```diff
-            vcf_run<!kExact>(sv, sv_fin, x, lp, bp, hp);
-            const float y = kVcfPort == VCF_OUT_LP ? lp : (kVcfPort == VCF_OUT_BP ? bp : hp);
-            if (kFixed) {
-                fpos_lo = fa_osc.lo;
-                fpos_hi = fa_osc.hi;
-                x = fosc_saw(fa_osc);
-            } else if (!kExact) {
-                pos_a = ca.pos;
-                x = cosc_step<kOscAPort>(ca);
-            }
-            const bool cv_pos = (uint32_t)(__float_as_int(env) - 1) < 0x7f800000u;
-            const float o = (negative || cv_pos) ? y * env : 0.0f;
-            emit_put<kOut>(em, mix_tile, o, i, V);
-        };
-        if (n == kMixRows) {
-            uint32_t pace_seen;
-            const bool pace_now = pace_step(pace, t0 / kMixRows, lane, pace_seen);
-#pragma unroll 32
-            for (int i = 0; i < kMixRows; i++) sample(i);
-            if (pace_now) pace_apply(pace, pace_seen);
-        } else {
-            for (int i = 0; i < n; i++) sample(i);
-        }
-        emit_flush<kOut>(em, mix_tile, t0, n, V);
-    }
+        }
+    };
+    if (xs)
+        tiles(std::true_type{});
+    else
+        tiles(std::false_type{});
     if (!kExact) {
         sa.pos = pos_a;
         sa.sync_last = false;
diff --git a/s-rack_amd/csrc/kernel_args.hip.h b/s-rack_amd/csrc/kernel_args.hip.h
--- a/s-rack_amd/csrc/kernel_args.hip.h
+++ b/s-rack_amd/csrc/kernel_args.hip.h
@@ -29,6 +29,7 @@
         double* stats;
     };
     uint32_t* pace;
+    uint32_t tile_plain;
 };
 
 struct ChainRoles {
diff --git a/s-rack_amd/csrc/render.hip b/s-rack_amd/csrc/render.hip
--- a/s-rack_amd/csrc/render.hip
+++ b/s-rack_amd/csrc/render.hip
@@ -43,6 +43,7 @@
     uint32_t fm_block_min = 4096;
     int mix_aside = 0;
     int pace = 1;
+    int tile_plain = 1;
     int tick = 2;
 };
 static const Knobs& knobs()
@@ -70,6 +71,7 @@
         v.tick = (int)num("SRACK_TICK", 0, 2, 2);
         v.mix_aside = (int)num("SRACK_MIX_ASIDE", 0, 1, 0);
         v.pace = (int)num("SRACK_PACE", 0, 1, 1);
+        v.tile_plain = (int)num("SRACK_TILE_PLAIN", 0, 1, 1);
         return v;
     }();
     return k;
@@ -1217,6 +1219,7 @@
             ka.lanes = lanes;
             ka.n0 = h.samples_rendered + t_off;
             ka.stats = fold ? nullptr : d_stats;
+            ka.tile_plain = (uint32_t)knobs().tile_plain;
             if (fold_rows) {
                 ka.frames = d->d_stat_frames;
                 ka.plane_stride = (uint64_t)fold_rows * V;
diff --git a/s-rack_amd/csrc/wave.hip.h b/s-rack_amd/csrc/wave.hip.h
--- a/s-rack_amd/csrc/wave.hip.h
+++ b/s-rack_amd/csrc/wave.hip.h
@@ -199,6 +199,16 @@
     if (mix) mix_tile[i * kMixPitch + e.lane] = o;
     if constexpr ((kOut & kOutStats) != 0) stats_add(e.st, o);
 }
+
+template <int kOut>
+SRK_DEV void emit_row_pin(Emit& e)
+{
+    if constexpr ((kOut & ~kOutStats) != 2) asm("" : "+s"(e.soff));
+}
+
+typedef float float8u __attribute__((ext_vector_type(8)));
+typedef float8u float8u_dw __attribute__((aligned(4)));
+SRK_DEV float8u uniform_load8(const __attribute__((address_space(4))) float* p) { return *(const __attribute__((address_space(4))) float8u_dw*)p; }
 
 SRK_DEV void emit_rebase(Emit& e)
 {
```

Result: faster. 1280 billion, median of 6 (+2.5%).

◆ Task objective
Take every line in the preceding listing that contains "knobs" and copy it.

◆ Result of this task
 static const Knobs& knobs()
+            ka.tile_plain = (uint32_t)knobs().tile_plain;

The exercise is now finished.